_Task goal_:
Below are the records. State how many of their lines contain "extern", with nothing else.

--- Entries supplied Enclosed Below ---

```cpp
template <bool MAX2, int ITEMS>
__global__ __launch_bounds__(256) void k_crop_and_resize_roi(const float4* __restrict__ feat_all, int NIMG, int H, int W, int C4,
                                                             int nslab, const float* __restrict__ rois, float stride, int pool,
                                                             const float4* __restrict__ bias, int act, float4* __restrict__ out) {
  const int slab = blockIdx.x % nslab, r = blockIdx.x / nslab;
  const int SC4 = C4 / nslab, c40 = slab * SC4;
  const float height = ((float)H - 1.0f) * stride, width = ((float)W - 1.0f) * stride;
  const float* roi = rois + 5 * (size_t)r;
  const int img = (int)roi[0];
  float4* obase = out + (size_t)r * pool * pool * C4;
  const int total = pool * pool * SC4;
  if (img < 0 || img >= NIMG) {
    for (int t = threadIdx.x; t < total; t += 256) obase[(size_t)(t / SC4) * C4 + c40 + t % SC4] = make_float4(0, 0, 0, 0);
    return;
  }
  const float4* feat = feat_all + (size_t)img * H * W * C4;
  const float x1 = roi[1] / width, y1 = roi[2] / height, x2 = roi[3] / width, y2 = roi[4] / height;
  const int P = MAX2 ? 2 * pool : pool;
  const float hs = (y2 - y1) * (float)(H - 1) / (float)(P - 1);
  const float ws = (x2 - x1) * (float)(W - 1) / (float)(P - 1);
  for (int t0 = threadIdx.x; t0 < total; t0 += 256 * ITEMS) {
    float4 v[ITEMS];
#pragma unroll
    for (int k = 0; k < ITEMS; ++k) {
      const int t = t0 + k * 256;
      if (t >= total) { v[k] = make_float4(0, 0, 0, 0); continue; }
      const int pix = t / SC4, c4 = c40 + t % SC4;
      const int py = pix / pool, px = pix - py * pool;
      if (MAX2) {
        v[k] = crop_sample(feat, H, W, C4, c4, y1, x1, hs, ws, 2 * py, 2 * px);
        v[k] = max4(v[k], crop_sample(feat, H, W, C4, c4, y1, x1, hs, ws, 2 * py, 2 * px + 1));
        v[k] = max4(v[k], crop_sample(feat, H, W, C4, c4, y1, x1, hs, ws, 2 * py + 1, 2 * px));
        v[k] = max4(v[k], crop_sample(feat, H, W, C4, c4, y1, x1, hs, ws, 2 * py + 1, 2 * px + 1));
      } else {
        v[k] = crop_sample(feat, H, W, C4, c4, y1, x1, hs, ws, py, px);
      }
    }
#pragma unroll
    for (int k = 0; k < ITEMS; ++k) {
      const int t = t0 + k * 256;
      if (t >= total) continue;
      const int pix = t / SC4, c4 = c40 + t % SC4;
      float4 o = v[k];
      if (bias) {
        const float4 bv = bias[c4];
        o.x += bv.x; o.y += bv.y; o.z += bv.z; o.w += bv.w;
      }
      if (act == FRCNN_ACT_RELU) o = act_relu(o);
      obase[(size_t)pix * C4 + c4] = o;
    }
  }
}

static thread_local int g_crop_slabs = -1;
static thread_local int g_crop_form = 0;

static int launch_crop(const float* feat_d, int NIMG, int H, int W, int C, const float* rois_d, int R, float feat_stride, int pool,
                       int fuse_max2x2, const float* bias_d, int act, float* out_d, void* stream) {
  if (R == 0) return FRCNN_OK;
  if (!feat_d || !rois_d || !out_d || NIMG <= 0 || H < 2 || W < 2 || C <= 0 || R < 0 || pool < 2) return FRCNN_E_ARG;
  if (C % 4) return FRCNN_E_UNSUPPORTED;
  hipStream_t st = (hipStream_t)stream;
  const int C4 = C / 4;
  int nslab = (C4 % 8 == 0 && C4 / 8 >= 16) ? 8 : 1;
  if (g_crop_form == 0 && nslab == 8 && C4 / 8 < 32) nslab = 4;
  if (g_crop_slabs > 0 && C4 % g_crop_slabs == 0) nslab = g_crop_slabs;
  const long long blocks = (long long)R * pool * nslab;
  if (blocks >= (1ll << 31)) return FRCNN_E_UNSUPPORTED;
  if (g_crop_form == 0) {
    const unsigned grid = (unsigned)((long long)R * nslab);
    if (fuse_max2x2)
      hipLaunchKernelGGL((k_crop_and_resize_roi<true, 2>), dim3(grid), dim3(256), 0, st, (const float4*)feat_d, NIMG, H, W, C4, nslab, rois_d,
                         feat_stride, pool, (const float4*)bias_d, act, (float4*)out_d);
    else
      hipLaunchKernelGGL((k_crop_and_resize_roi<false, 4>), dim3(grid), dim3(256), 0, st, (const float4*)feat_d, NIMG, H, W, C4, nslab, rois_d,
                         feat_stride, pool, (const float4*)bias_d, act, (float4*)out_d);
    LAUNCH_CHECK();
    return FRCNN_OK;
  }
  if (fuse_max2x2)
    hipLaunchKernelGGL(k_crop_and_resize<true>, dim3((unsigned)blocks), dim3(256), 0, st, (const float4*)feat_d, NIMG, H, W, C4, nslab,
                       rois_d, feat_stride, pool, (const float4*)bias_d, act, (float4*)out_d);
  else
    hipLaunchKernelGGL(k_crop_and_resize<false>, dim3((unsigned)blocks), dim3(256), 0, st, (const float4*)feat_d, NIMG, H, W, C4, nslab,
                       rois_d, feat_stride, pool, (const float4*)bias_d, act, (float4*)out_d);
  LAUNCH_CHECK();
  return FRCNN_OK;
}

extern "C" int frcnn_detect_set_tuning(int key, int value) {
  if (key == 4) { g_crop_slabs = value; return FRCNN_OK; }
  if (key == 5) { g_crop_form = value; return FRCNN_OK; }
  return FRCNN_E_ARG;
}

extern "C" int frcnn_crop_and_resize(const float* feat_d, int H, int W, int C, const float* rois_d, int R,
                                     float feat_stride, int pool, int fuse_max2x2, float* out_d, void* stream) {
  return launch_crop(feat_d, 1, H, W, C, rois_d, R, feat_stride, pool, fuse_max2x2, nullptr, FRCNN_ACT_NONE, out_d, stream);
}

extern "C" int frcnn_crop_and_resize_batched(const float* feat_d, int N, int H, int W, int C, const float* rois_d, int R,
                                             float feat_stride, int pool, int fuse_max2x2, float* out_d, void* stream) {
  return launch_crop(feat_d, N, H, W, C, rois_d, R, feat_stride, pool, fuse_max2x2, nullptr, FRCNN_ACT_NONE, out_d, stream);
}

extern "C" int frcnn_crop_and_resize_bias_act(const float* feat_d, int N, int H, int W, int C, const float* rois_d, int R,
                                              float feat_stride, int pool, const float* bias_d, int act, float* out_d,
                                              void* stream) {
  if (act != FRCNN_ACT_NONE && act != FRCNN_ACT_RELU) return FRCNN_E_ARG;
  return launch_crop(feat_d, N, H, W, C, rois_d, R, feat_stride, pool, 0, bias_d, act, out_d, stream);
}

__global__ void k_bbox_transform_inv(const float4* __restrict__ boxes, const float4* __restrict__ deltas, int N, int k,
                                     float4* __restrict__ out) {
  const long long t = (long long)blockIdx.x * blockDim.x + threadIdx.x;
  if (t >= (long long)N * k) return;
  out[t] = decode_box(boxes[t / k], deltas[t]);
}
__global__ void k_clip_boxes(float4* __restrict__ boxes, long long n, float hi_x, float hi_y) {
  const long long t = (long long)blockIdx.x * blockDim.x + threadIdx.x;
  if (t >= n) return;
  float4 b = boxes[t];
  b.x = rmax(rmin(b.x, hi_x), 0.0f); b.y = rmax(rmin(b.y, hi_y), 0.0f);
  b.z = rmax(rmin(b.z, hi_x), 0.0f); b.w = rmax(rmin(b.w, hi_y), 0.0f);
  boxes[t] = b;
}
__global__ void k_bbox_transform(const float4* __restrict__ ex, const float4* __restrict__ gt, int N, float4* __restrict__ out) {
  const int t = blockIdx.x * blockDim.x + threadIdx.x;
  if (t >= N) return;
  const float4 e = ex[t], g = gt[t];
  const float ew = (e.z - e.x) + 1.0f, eh = (e.w - e.y) + 1.0f;
  const float ecx = e.x + 0.5f * ew, ecy = e.y + 0.5f * eh;
  const float gw = (g.z - g.x) + 1.0f, gh = (g.w - g.y) + 1.0f;
  const float gcx = g.x + 0.5f * gw, gcy = g.y + 0.5f * gh;
  out[t] = make_float4((gcx - ecx) / ew, (gcy - ecy) / eh, logf(gw / ew), logf(gh / eh));
}

extern "C" int frcnn_bbox_transform_inv(const float* boxes_d, const float* deltas_d, int N, int k, float* out_d, void* stream) {
  if (N < 0 || k <= 0) return FRCNN_E_ARG;
  if (N == 0) return FRCNN_OK;
  if (!boxes_d || !deltas_d || !out_d) return FRCNN_E_ARG;
  const long long tot = (long long)N * k;
  hipLaunchKernelGGL(k_bbox_transform_inv, dim3((unsigned)((tot + 255) / 256)), dim3(256), 0, (hipStream_t)stream,
                     (const float4*)boxes_d, (const float4*)deltas_d, N, k, (float4*)out_d);
  LAUNCH_CHECK();
  return FRCNN_OK;
}
extern "C" int frcnn_clip_boxes(float* boxes_d, int N, int k, float im_h, float im_w, void* stream) {
// ... 299 lines not shown
```

### tf-faster-rcnn_amd/csrc/gemm_h2.hip

```cpp
#include "h2_common.h"
#include <mutex>
#include <type_traits>

typedef float f32x16 __attribute__((ext_vector_type(16)));
typedef _Float16 h8 __attribute__((ext_vector_type(8)));

#define LDS_AS __attribute__((address_space(3)))

struct GemmH2Params {
  const unsigned short* x; const float* x_inv; const unsigned short* w; const float* w_inv;
  const float* bias; const float* res; const unsigned short* resp; const float* resp_inv; float* y; unsigned short* yp; float* y_inv;
  int M, N, K, batch, act, nsteps, mtiles, ntiles;
  long long Mtot;
  int wshare;
  const float* mask;
  float* mean_part; int mean_rows;
};

__device__ __forceinline__ void h2_glds16(unsigned voff, const void* sbase, unsigned lds_base) {
  unsigned keep;
  asm volatile(
      "s_mov_b32 %0, m0\n\t"
      "s_mov_b32 m0, %3\n\t"
      "s_nop 0\n\t"
// ... 1028 lines not shown
  return FRCNN_OK;
}

template <int MASK>
static int h2_dispatch(const GemmH2Params& p, int cfg, hipStream_t st) {
  switch (cfg) {
    case 9: return launch_h2<128, 128, 64, 64, 2, 2, H2_SCALES_ONCE + MASK>(p, st);
    case 12: return launch_h2<64, 128, 32, 64, 2, 2, MASK>(p, st);
    case 21: return launch_h2<256, 128, 64, 64, 3, 2, H2_SCALES_ONCE + H2_PINGPONG + MASK>(p, st);
    case 30: return launch_h2<128, 128, 64, 64, 2, 2, H2_SCALES_ONCE + H2_LIGHT_BOUNDARY + MASK>(p, st);
    case 31: return launch_h2<128, 128, 64, 64, 2, 2, H2_SCALES_ONCE + H2_LIGHT_BOUNDARY + H2_STORE16 + MASK>(p, st);
    case 32: return launch_h2<128, 128, 64, 64, 2, 2, H2_SCALES_ONCE + H2_STORE16 + MASK>(p, st);
    case 33: return launch_h2<64, 128, 32, 64, 2, 2, H2_LIGHT_BOUNDARY + H2_STORE16 + MASK>(p, st);
    case 34: return launch_h2<256, 128, 64, 64, 3, 2, H2_SCALES_ONCE + H2_PINGPONG + H2_STORE16 + MASK>(p, st);
    case 40: return launch_h2<128, 128, 64, 64, 2, 2, H2_SCALES_ONCE + H2_LIGHT_BOUNDARY + H2_STORE16 + H2_DEFERRED + MASK>(p, st);
    case 41: return launch_h2<64, 128, 32, 64, 2, 2, H2_LIGHT_BOUNDARY + H2_STORE16 + H2_DEFERRED + MASK>(p, st);
  }
#ifdef FRCNN_ABLATION
  constexpr int CFG31 = H2_SCALES_ONCE + H2_LIGHT_BOUNDARY + H2_STORE16;
  if constexpr (MASK == 0) switch (cfg) {
    case 50: return launch_h2<128, 128, 64, 64, 2, 2, CFG31 + H2_NO_MFMA>(p, st);
    case 51: return launch_h2<128, 128, 64, 64, 2, 2, CFG31 + H2_NO_FRAG>(p, st);
    case 52: return launch_h2<128, 128, 64, 64, 2, 2, CFG31 + H2_NO_LOAD>(p, st);
    case 53: return launch_h2<128, 128, 64, 64, 2, 2, CFG31 + H2_NO_MFMA + H2_NO_FRAG>(p, st);
    case 54: return launch_h2<128, 128, 64, 64, 2, 2, CFG31 + H2_NO_FRAG + H2_NO_LOAD>(p, st);
    case 55: return launch_h2<128, 128, 64, 64, 2, 2, CFG31 + H2_NO_MFMA + H2_NO_FRAG + H2_NO_LOAD>(p, st);
  }
#endif
  return FRCNN_E_ARG;
}

static int run_h2(GemmH2Params& p, int cfg, hipStream_t st);

static GemmH2Params h2_params(const void* x_planes_d, const float* x_inv_d, const void* w_planes_d, const float* w_inv_d, const float* bias_d,
                              const float* res_d, const void* res_planes_d, const float* res_inv_d, float* y_d, void* y_planes_d, float* y_inv_d,
                              int G, int M, int N, int K, int act) {
  GemmH2Params p;
  p.x = (const unsigned short*)x_planes_d; p.x_inv = x_inv_d; p.w = (const unsigned short*)w_planes_d; p.w_inv = w_inv_d;
  p.bias = bias_d; p.res = res_d; p.resp = (const unsigned short*)res_planes_d; p.resp_inv = res_inv_d; p.y = y_d; p.yp = (unsigned short*)y_planes_d; p.y_inv = y_inv_d;
  p.M = M; p.N = N; p.K = K; p.batch = G; p.act = act; p.Mtot = (long long)G * M;
  p.nsteps = p.mtiles = p.ntiles = 0;
  p.mean_part = nullptr; p.mean_rows = 0; p.wshare = 0; p.mask = nullptr;
  return p;
}

extern "C" int frcnn_gemm_h2(const void* x_planes_d, const float* x_inv_d, const void* w_planes_d, const float* w_inv_d, const float* bias_d,
                             const float* res_d, const void* res_planes_d, const float* res_inv_d, float* y_d, void* y_planes_d, float* y_inv_d,
                             int G, int M, int N, int K, int act, int cfg, void* stream) {
  if (!x_planes_d || !x_inv_d || !w_planes_d || !w_inv_d || (!y_d && !y_planes_d) || (y_planes_d && !y_inv_d) || G <= 0 || M <= 0 || N <= 0 ||
      K <= 0 || act < 0 || act > 2 || (res_d && res_planes_d) || (res_planes_d && !res_inv_d))
    return FRCNN_E_ARG;
  const long long Mtot = (long long)G * M;
  if (K % H2_KB || N % 128 || 4ll * Mtot * K >= (1ll << 32) || 4ll * N * K >= (1ll << 32) ||
      (long long)M * N >= (1ll << 29))
    return FRCNN_E_UNSUPPORTED;
  GemmH2Params p = h2_params(x_planes_d, x_inv_d, w_planes_d, w_inv_d, bias_d, res_d, res_planes_d, res_inv_d, y_d, y_planes_d, y_inv_d, G, M, N, K, act);
  return run_h2(p, cfg, (hipStream_t)stream);
}

extern "C" int frcnn_gemm_h2_masked(const void* x_planes_d, const float* x_inv_d, const void* w_planes_d, const float* w_inv_d, const float* bias_d,
                                    const float* res_d, const float* mask_d, float* y_d, void* y_planes_d, float* y_inv_d, int G, int M, int N, int K,
                                    int act, int cfg, void* stream) {
  if (!x_planes_d || !x_inv_d || !w_planes_d || !w_inv_d || !mask_d || (!y_d && !y_planes_d) || (y_planes_d && !y_inv_d) || G <= 0 || M <= 0 ||
      N <= 0 || K <= 0 || act < 0 || act > 2)
    return FRCNN_E_ARG;
  const long long Mtot = (long long)G * M;
  if (K % H2_KB || N % 128 || 4ll * Mtot * K >= (1ll << 32) || 4ll * N * K >= (1ll << 32) || (long long)M * N >= (1ll << 29)) return FRCNN_E_UNSUPPORTED;
  GemmH2Params p = h2_params(x_planes_d, x_inv_d, w_planes_d, w_inv_d, bias_d, res_d, nullptr, nullptr, y_d, y_planes_d, y_inv_d, G, M, N, K, act);
  p.mask = mask_d;
  return run_h2(p, cfg, (hipStream_t)stream);
}

static int run_h2(GemmH2Params& p, int cfg, hipStream_t st) {
  const int G = p.batch, M = p.M, N = p.N, K = p.K;
  if (cfg < 0) {
    const long long mt256 = (M + 255) / 256;
#ifndef FRCNN_H2_PP_MIN_K
#define FRCNN_H2_PP_MIN_K 1024
#endif
    const int pp_min_k = ((cfg == -4 || cfg == -5 || cfg == -6) && !p.mean_part) ? 512 : FRCNN_H2_PP_MIN_K;
    const int pp_cfg = (cfg == -3 || cfg == -4 || (cfg == -6 && K < FRCNN_H2_PP_MIN_K)) ? 34 : 21;
    const bool pp = K >= pp_min_k && mt256 * 256 * 100 <= (long long)M * 104 && mt256 * (N / 128) * G >= 256;
    const bool tiny = (long long)((M + 127) / 128) * (N / 128) * G < 150;
    const bool de = cfg != -2 && cfg != -7 && !p.mean_part && !p.mask && ((p.resp && p.yp && !p.y) || cfg == -8);
    cfg = pp ? pp_cfg : tiny ? (cfg == -2 ? 12 : (de && cfg == -8) ? 41 : 33) : (cfg == -2 ? 9 : de ? 40 : 31);
  }
  if (p.mean_part && (cfg == 40 || cfg == 41)) cfg = cfg == 40 ? 31 : 33;
  return p.mask ? h2_dispatch<H2_MASKED>(p, cfg, st) : h2_dispatch<0>(p, cfg, st);
}

__global__ __launch_bounds__(256) void k_h2_mean_finish(const float* __restrict__ part, int G, int M, int N4, int rows, float4* __restrict__ out) {
  const long long t = (long long)blockIdx.x * blockDim.x + threadIdx.x;
  const int per = M / rows;
  if (t >= (long long)G * per * N4) return;
  const int n4 = (int)(t % N4);
  const long long gr = t / N4;
  const int g = (int)(gr / per), r = (int)(gr % per);
  const int nblk = (M + 31) >> 5;
  const int row0 = r * rows, row1 = row0 + rows - 1;
  float4 s = make_float4(0.f, 0.f, 0.f, 0.f);
  for (int b = row0 >> 5; b <= (row1 >> 5); ++b) {
    const int which = ((b << 5) / rows == r) ? 0 : 1;
    const float4 v = *(const float4*)(part + (((size_t)g * nblk + b) * 2 + which) * (size_t)N4 * 4 + (size_t)n4 * 4);
    s.x += v.x; s.y += v.y; s.z += v.z; s.w += v.w;
  }
  const float inv = 1.0f / (float)rows;
  out[t] = make_float4(s.x * inv, s.y * inv, s.z * inv, s.w * inv);
}

extern "C" size_t frcnn_gemm_h2_mean_workspace_bytes(int G, int M, int N) {
  if (G <= 0 || M <= 0 || N <= 0) return 256;
  return (size_t)G * (size_t)((M + 31) / 32) * 2 * (size_t)N * sizeof(float);
}

extern "C" int frcnn_gemm_h2_mean(const void* x_planes_d, const float* x_inv_d, const void* w_planes_d, const float* w_inv_d, const float* bias_d,
                                  const float* res_d, const void* res_planes_d, const float* res_inv_d, int G, int M, int N, int K, int act, int rows,
                                  float* mean_out_d, void* ws, size_t ws_bytes, int cfg, void* stream) {
  if (!x_planes_d || !x_inv_d || !w_planes_d || !w_inv_d || !mean_out_d || !ws || G <= 0 || M <= 0 || N <= 0 || K <= 0 || act < 0 || act > 2 ||
      rows <= 0 || (res_d && res_planes_d) || (res_planes_d && !res_inv_d))
    return FRCNN_E_ARG;
  const long long Mtot = (long long)G * M;
  if (K % H2_KB || N % 128 || M % rows || rows < 32 || 4ll * Mtot * K >= (1ll << 32) || 4ll * N * K >= (1ll << 32) || (long long)M * N >= (1ll << 29))
    return FRCNN_E_UNSUPPORTED;
  if (frcnn_gemm_h2_mean_workspace_bytes(G, M, N) > ws_bytes) return FRCNN_E_WS;
  GemmH2Params p = h2_params(x_planes_d, x_inv_d, w_planes_d, w_inv_d, bias_d, res_d, res_planes_d, res_inv_d, nullptr, nullptr, nullptr, G, M, N, K, act);
  p.mean_part = (float*)ws; p.mean_rows = rows; p.wshare = 1;
  hipStream_t st = (hipStream_t)stream;
  const int rc = run_h2(p, cfg, st);
  if (rc) return rc;
  const long long tot = (long long)G * (M / rows) * (N / 4);
  hipLaunchKernelGGL(k_h2_mean_finish, dim3((unsigned)((tot + 255) / 256)), dim3(256), 0, st, (const float*)ws, G, M, N / 4, rows, (float4*)mean_out_d);
  LAUNCH_CHECK();
  return FRCNN_OK;
}
```

### tf-faster-rcnn_amd/csrc/winograd7.hip

```cpp
#include "h2_common.h"
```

--- End of Enclosed Entries supplied ---

_Response area_:
10